QUEST, A TCI-Based 3D-Stacked SRAM Neural Processor
In the last few years, advancement in packaging has created a boon for heterogeneous integration solutions. Although the industry is trying to solve a plethora of problems, perhaps none are as significant as the memory bandwidth. Many of the current solutions that are either on the market (e.g., HBM) or being researched involve the use of through-silicon vias (TSVs). While TSVs have been the go-to method for enabling the stacking of memory directly on top of logic, they are not the only solution. One alternative technology is ThruChip Interface (TCI), a near-field inductive coupling die-to-die wireless communication technology. For the time being, TCI still falls in the research category albeit at least one company is currently pursuing this technology in a commercial product.
At this year’s ISSCC, the QUEST neural processor was presented. QUEST is an inference engine that uses stacked SRAM and TCI to incorporate a large amount of SRAM cache and sufficiently high bandwidth to sustain peak performance. The chip itself is a joint collaboration between Hokkaido University and Keio University. It’s worth noting that Keio University is also the original developer of TCI.
3D Stacking & System Architecture
QUEST is a single 3D module comprised of 9 dies – 8 SRAM and a single logic die. Fabricated on TSMC’s CMOS 40nm Low Power process, all the dies are 121.55 mmÂ² (14.3mm Ã— 8.5mm). The actual QUEST logic chip, which incorporates 24 cores, sits on top of the SRAM stack for thermal reasons. The chip is logically partitioned into 24 vaults. Each vault includes a single core and 4 MiB of SRAM which is made of 512 KiB chunks from each of the SRAM dies directly below it. Parallel channels were implemented across the chip to facilitate multiple independent stacked SRAM accesses.
For communication, QUEST uses ThruChip Interface (TCI) which requires no special modifications to a base CMOS process. Furthermore, TCI can permeate metal layers and active devices (being magnetic fields) which means the coils can be placed on top layers. For power, QUEST uses TSVs. However since there are multiple parallel connections, problems such as open-contact failures can largely be eliminated. It’s worth noting that ideally, TCI is intended to go along with highly-doped silicon vias (HDSVs) which is a “wire-less” (but not wireless) power transmission technique. HDSV uses deep impurity wells to conduct electricity across chips instead of actual TSVs or wires, however, the technology is in early research and as far as we know has not been demonstrated in any actual TCI prototype chips (it also relies on fairly recent advancements in wafer thinning techniques).

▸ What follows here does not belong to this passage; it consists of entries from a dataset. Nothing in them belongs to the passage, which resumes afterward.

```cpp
bool launch_gemm_f32(const GemmArgs& g, hipStream_t s, int forced_tm) {
    if (g.M <= 0 || g.N <= 0 || g.batch <= 0) return true;
    if (g.K <= 0 || g.K % F_BK) return false;
    const int64_t lim = (int64_t)1 << 31;
    if ((((int64_t)g.M + 128) * g.lda + g.K) * 4 >= lim || (((int64_t)g.N + 128) * g.ldb + g.K) * 4 >= lim) return false;
    if (g.b_frag32 && (g.N % 32 || g.K % 16 || g.batch != 1 || ((int64_t)g.N * g.K * 4 >= lim))) return false;
    if ((g.lda % 4) || (!g.b_frag32 && (g.ldb % 4)) || (reinterpret_cast<uintptr_t>(g.A) & 15) || (reinterpret_cast<uintptr_t>(g.B) & 15)) return false;
    constexpr int NCU = 256;
    F32Plan p;
    p.u = (g.M + 31) / 32;
    p.tiles_n = (g.N + BN - 1) / BN;
    p.ncu = NCU;
    p.max_tm = (forced_tm >= 1 && forced_tm <= 4) ? forced_tm : 4;
    p.U = (int64_t)p.u * p.tiles_n * g.batch;
#if F32_TOOLS
    p.dbg = g.narrow_epilogue == 77 ? reinterpret_cast<unsigned long long*>(g.range_flag) : nullptr;
#endif
    const bool fast = f32_fast_epilogue(g);
    void (*kern)(GemmArgs, F32Plan) = g.b_frag32 ? (fast ? gemm_f32_kernel<true, true> : gemm_f32_kernel<true, false>)
                                                 : (fast ? gemm_f32_kernel<false, true> : gemm_f32_kernel<false, false>);
    hipLaunchKernelGGL(kern, dim3(4 * NCU), dim3(256), 0, s, g, p);
    return true;
}


__global__ void f32_fragments_kernel(const float* __restrict__ src, int64_t ld_src, float* __restrict__ dst, int N, int K) {
    const int64_t idx = (int64_t)blockIdx.x * blockDim.x + threadIdx.x;
    const int64_t total = (int64_t)(N / 32) * (K / 8) * 64;
    if (idx >= total) return;
    const int lane = (int)(idx & 63);
    const int64_t t = idx >> 6;
    const int kc = (int)(t % (K / 8)), j = (int)(t / (K / 8));
    const float* p = src + (int64_t)(32 * j + (lane & 31)) * ld_src + 8 * kc + 4 * (lane >> 5);
    reinterpret_cast<float4*>(dst)[idx] = make_float4(p[0], p[1], p[2], p[3]);
}
void launch_f32_fragments(const float* src, int64_t ld_src, float* dst, int N, int K, hipStream_t s) {
    const int64_t total = (int64_t)(N / 32) * (K / 8) * 64;
    if (total <= 0) return;
    hipLaunchKernelGGL(f32_fragments_kernel, dim3((unsigned)((total + 255) / 256)), dim3(256), 0, s, src, ld_src, dst, N, K);
}

}
// ... 1 lines not shown
```

Measured before the change: 7109.

## Deepen f32 GEMM prefetch to two register sets and rebalance tile heights

The f32 MFMA GEMM gets double-buffered register prefetch sets (PD=2) for tiles with TM<=2 in the non-DMA path, so global loads are issued two k-steps ahead and their latency is hidden behind compute. The persistent tile walk moves into a shared header and changes how row tiles are split: it avoids leaving 1- or 2-row remainder tiles in a panel by choosing the first height so the rest splits into 3- or 4-row tiles. A test-only linear_host_ex entry point adds residual, ReLU and fragment-weight options for validation. The extra prefetch set raises register pressure, which could reduce occupancy under the 256x4 launch bounds.

```diff
diff --git a/include/css_mi355.h b/include/css_mi355.h
--- a/include/css_mi355.h
+++ b/include/css_mi355.h
@@ -182,6 +182,8 @@
 int css_check_range(css_handle_t h);
 int css_linear_host(css_handle_t h, const float* x, const float* w, const float* bias, int32_t M, int32_t N, int32_t K,
                     int32_t kernel, int32_t layout, float* y);
+int css_linear_host_ex(css_handle_t h, const float* x, const float* w, const float* bias, const float* residual, float alpha,
+                       int32_t act, int32_t frag_weights, int32_t M, int32_t N, int32_t K, int32_t kernel, int32_t layout, float* y);
 int css_get_plan(css_handle_t h, CssPlan* out);
 
 int css_begin(css_handle_t h, const float* pcm, int64_t n_samples, int32_t n_ch, const CssRunCfg* cfg, int pcm_is_device);
diff --git a/notsofar1-challenge_amd/_lib.py b/notsofar1-challenge_amd/_lib.py
--- a/notsofar1-challenge_amd/_lib.py
+++ b/notsofar1-challenge_amd/_lib.py
@@ -126,6 +126,8 @@
     "css_range_status": (C.c_int, [_P, C.POINTER(C.c_int64), C.POINTER(C.c_int32)]),
     "css_check_range": (C.c_int, [_P]),
     "css_linear_host": (C.c_int, [_P, _P, _P, _P, C.c_int32, C.c_int32, C.c_int32, C.c_int32, C.c_int32, _P]),
+    "css_linear_host_ex": (C.c_int, [_P, _P, _P, _P, _P, C.c_float, C.c_int32, C.c_int32, C.c_int32, C.c_int32, C.c_int32, C.c_int32,
+                                     C.c_int32, _P]),
     "css_get_plan": (C.c_int, [_P, C.POINTER(CssPlan)]),
     "css_begin": (C.c_int, [_P, _P, C.c_int64, C.c_int32, C.POINTER(CssRunCfg), C.c_int]),
     "css_begin_range": (C.c_int, [_P, _P, C.c_int64, C.c_int32, C.POINTER(CssRunCfg), C.c_int64, C.c_int64]),
@@ -193,6 +195,9 @@
             pass
 
 
+TEST_ONLY = frozenset({"css_linear_host_ex"})
+
+
 def load() -> C.CDLL:
     global _lib
     if _lib is not None:
@@ -207,6 +212,8 @@
     except OSError as e:
         raise CssLibraryError(f"cannot load {LIB_PATH}: {e}") from e
     for name, (res, args) in SIGNATURES.items():
+        if name in TEST_ONLY and not hasattr(lib, name):
+            continue
         fn = getattr(lib, name)
         fn.restype = res
         fn.argtypes = args
@@ -481,6 +488,22 @@
                                                m, n, k, int(kernel), int(layout), _np_ptr(y)))
         return y
 
+    def linear_ex(self, x: np.ndarray, w: np.ndarray, bias=None, residual=None, alpha: float = 1.0, relu: bool = False,
+                  frag_weights: bool = False, kernel: int = 2, layout: int = 0) -> np.ndarray:
+        x = np.ascontiguousarray(x, dtype=np.float32)
+        w = np.ascontiguousarray(w, dtype=np.float32)
+        m, k = x.shape
+        n = w.shape[0]
+        assert w.shape[1] == k
+        b = None if bias is None else np.ascontiguousarray(bias, dtype=np.float32)
+        r = None if residual is None else np.ascontiguousarray(residual, dtype=np.float32)
+        assert r is None or r.shape == (m, n)
+        y = np.empty((m, n), dtype=np.float32)
+        check(self.h, self.lib.css_linear_host_ex(self.h, _np_ptr(x), _np_ptr(w), _np_ptr(b) if b is not None else None,
+                                                  _np_ptr(r) if r is not None else None, float(alpha), int(bool(relu)),
+                                                  int(bool(frag_weights)), m, n, k, int(kernel), int(layout), _np_ptr(y)))
+        return y
+
     def comm_init(self, unique_id: bytes, nranks: int, rank: int):
         assert len(unique_id) == COMM_ID_BYTES
         buf = C.create_string_buffer(bytes(unique_id), COMM_ID_BYTES)
diff --git a/notsofar1-challenge_amd/csrc/api_core.hip b/notsofar1-challenge_amd/csrc/api_core.hip
--- a/notsofar1-challenge_amd/csrc/api_core.hip
+++ b/notsofar1-challenge_amd/csrc/api_core.hip
@@ -648,24 +648,34 @@
 
 int css_linear_host(css_handle_t h, const float* x, const float* w, const float* bias, int32_t M, int32_t N, int32_t K,
                     int32_t kernel, int32_t layout, float* y) {
+    return css_linear_host_ex(h, x, w, bias, nullptr, 1.f, 0, 0, M, N, K, kernel, layout, y);
+}
+
+int css_linear_host_ex(css_handle_t h, const float* x, const float* w, const float* bias, const float* residual, float alpha,
+                       int32_t act, int32_t frag_weights, int32_t M, int32_t N, int32_t K, int32_t kernel, int32_t layout, float* y) {
     CSS_DRAIN(h);
     if (!h || !x || !w || !y || M < 1 || N < 1 || K < 32 || K % 32) return fail(h, CSS_ERR_INVALID_ARG, "bad argument (K must be a multiple of 32)");
     if (kernel < 0 || kernel > 2) return fail(h, CSS_ERR_INVALID_ARG, "kernel must be 0 (split, weights direct), 1 (split, LDS staged) or 2 (exact float32)");
+    if (act != ACT_NONE && act != ACT_RELU) return fail(h, CSS_ERR_INVALID_ARG, "act must be 0 (none) or 1 (ReLU)");
+    if (frag_weights && (kernel != 2 || N % 32)) return fail(h, CSS_ERR_INVALID_ARG, "fragment-ordered weights: the exact float32 kernel and N % 32 == 0 only");
     HIPCHK(h, hipSetDevice(h->device));
     const int Np = (N + 31) / 32 * 32;
     const size_t xf = (size_t)M * K, wf = (size_t)Np * K, yf = (size_t)M * N;
     int rc;
-    if ((rc = ensure(h, h->stage, (2 * xf + 2 * wf + yf + (size_t)N + 256) * sizeof(float))) != CSS_OK) return rc;
+    if ((rc = ensure(h, h->stage, (2 * xf + 2 * wf + 2 * yf + (size_t)N + 256) * sizeof(float))) != CSS_OK) return rc;
     float* xd = (float*)h->stage.p;
     float* xs = xd + (xf + 15) / 16 * 16;
     float* wd = xs + (xf + 15) / 16 * 16;
     float* ws = wd + (wf + 15) / 16 * 16;
     float* yd = ws + (wf + 15) / 16 * 16;
-    float* bd = yd + (yf + 15) / 16 * 16;
+    float* rd = yd + (yf + 15) / 16 * 16;
+    float* bd = rd + (yf + 15) / 16 * 16;
     HIPCHK(h, hipMemcpyAsync(xd, x, xf * sizeof(float), hipMemcpyHostToDevice, h->stream));
     HIPCHK(h, hipMemcpyAsync(wd, w, (size_t)N * K * sizeof(float), hipMemcpyHostToDevice, h->stream));
     if (bias) HIPCHK(h, hipMemcpyAsync(bd, bias, (size_t)N * sizeof(float), hipMemcpyHostToDevice, h->stream));
-    GemmArgs g = linear(xd, K, wd, K, bias ? bd : nullptr, yd, N, M, N, K, ACT_NONE);
+    if (residual) HIPCHK(h, hipMemcpyAsync(rd, residual, yf * sizeof(float), hipMemcpyHostToDevice, h->stream));
+    GemmArgs g = linear(xd, K, wd, K, bias ? bd : nullptr, yd, N, M, N, K, act);
+    if (residual) { g.residual = rd; g.ldr = N; g.alpha = alpha; }
     if (kernel != 2) {
         launch_split_convert(xd, K, xs, M, K, K, h->stream);
         if (kernel == 0) launch_split_convert_tiled(wd, K, ws, N, K, h->stream);
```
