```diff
+    mbar_wait(ts_empty(w.ring, i), ((w.n / TS_DEPTH) & 1u) ^ 1u);
+    mbar_expect_tx(ts_full(w.ring, i), 16u);
+    if (SHIFT)
+      asm volatile("clusterlaunchcontrol.try_cancel.async.shared::cta.mbarrier::complete_tx::bytes.multicast::cluster::all.b128 [%0], [%1];"
+                   ::"r"(ts_resp(w.ring, i)), "r"(ts_full(w.ring, i)) : "memory");
+    else
+      asm volatile("clusterlaunchcontrol.try_cancel.async.shared::cta.mbarrier::complete_tx::bytes.b128 [%0], [%1];"
+                   ::"r"(ts_resp(w.ring, i)), "r"(ts_full(w.ring, i)) : "memory");
+  } else if (ROLE == TS_PEER_ISSUER) {
+    mbar_expect_tx(ts_full(w.ring, i), 16u);
+  }
+}
+template <int ROLE, int SHIFT = 0>
+__device__ __forceinline__ int ts_first(const TileWalk& w, int first) {
+  if (first >= w.total) return -1;
+  if (w.ring) ts_request<ROLE, SHIFT>(w);
+  return first;
+}
+template <int ROLE, int SHIFT = 0>
+__device__ __forceinline__ int ts_next(TileWalk& w, int unit, bool remote = false) {
+  if (!w.ring) {
+    unit += w.step;
+    return unit < w.total ? unit : -1;
+  }
+  const uint32_t i = w.n % TS_DEPTH;
+  mbar_wait(ts_full(w.ring, i), (w.n / TS_DEPTH) & 1u);
+  uint32_t ok, x = 0;
+  asm volatile(
+      "{\n"
+      ".reg .pred p;\n"
+      ".reg .b128 v;\n"
+      "ld.shared.b128 v, [%2];\n"
+      "clusterlaunchcontrol.query_cancel.is_canceled.pred.b128 p, v;\n"
+      "selp.u32 %0, 1, 0, p;\n"
+      "@p clusterlaunchcontrol.query_cancel.get_first_ctaid::x.b32.b128 %1, v;\n"
+      "}\n"
+      : "=r"(ok), "+r"(x) : "r"(ts_resp(w.ring, i)) : "memory");
+  unit = ok ? (int)(x >> SHIFT) : -1;
+  if (ROLE == TS_WARP_READER) __syncwarp();
+  if (ROLE != TS_WARP_READER || (threadIdx.x & 31) == 0) {
+    if (remote) mbar_arrive_cluster_relaxed(mapa_u32(ts_empty(w.ring, i), 0));
+    else asm volatile("mbarrier.arrive.shared::cta.b64 _, [%0];" ::"r"(ts_empty(w.ring, i)) : "memory");
+  }
+  ++w.n;
+  if (unit >= 0) ts_request<ROLE, SHIFT>(w);
+  return unit;
 }
 
 template <int BK>
@@ -223,4 +295,9 @@
   return g_sm_limit > 0 ? std::max(2, std::min(n, g_sm_limit) & ~1) : n;
 }
 
-}
+inline bool dynamic_tiles() {
+  static const bool off = getenv("ASB_STATIC_TILES") != nullptr && atoi(getenv("ASB_STATIC_TILES")) != 0;
+  return !off && g_sm_limit <= 0;
+}
+
+}
```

The QUEST logic die incorporates 24 cores. Each of the 24 cores operates at 300 MHz while the individual TCI channels run at 3.6 GHz. There is a single channel per core which consists of 7 transmission coils and 5 receiver coils. The read/write latency is always 3 cycles. This includes the TCI trip time and is uniform over all eight of the stacked SRAM dies. This works out to 9.6 Gb/s per vault or 28.8 GB/s per module.
The die incorporates 24 MIMD parallel cores. Each core is linked in a mesh topology to its four neighbors – north, south, east, and west – as well as a tree-structured global network. Additionally, every core is linked to its corresponding vault SRAM via the TCI interface. Direct memory accesses are done by the dedicated DMAC unit which handles both vault SRAM memory accesses as well as the 7.68 MiB of on-die shared memory (intra-core).
QUEST uses a relatively simple bit-serial architecture. The bit-serial PE array consists of 16 columns and 32 rows. Double-buffered weights (stored in W_MEM) are distributed in parallel while double-buffered activations (stored in A_MEM) are broadcasted in parallel to all the rows. Each PE generates a partial dot product in parallel. The results are shifted and accumulated at the ACT unit.
Bias stored in B_MEMs are shifted into the ACT unit located at the end of each column. The ACT unit applies biases, scaling, and the activation function and then writes the output into the out memory (O_MEM).
For a CNN such as AlexNet, processing can be done all 24 cores, layer by layer, with input and output results intermediately being stored in the SRAM. For the CONV layers clever placement of ‘virtual core clusters’ can be done in order to form clusters where the output channel is mapped (taking advantage of the physical locations of the cores on the mesh). For the fully connected layers, an even mapping of the output neurons is applied to all the cores. In this network, activations from one core’s SRAM vault will inevitably have to be read by another core. Those operations will be done through the on-die networks and through the TCI interfaces.
Supporting precision of 1 to 4 bits, QUEST dissipates 3.3 W (includes the stacked SRAM) at a nominal voltage of 1.1 volts and can achieve a peak performance of 1.96 TOPS for 4b and 7.49 TOPS for 1b. For AlexNet at 4b, the effective performance is 1.825 TOPS (76.7% Top-5 Accuracy).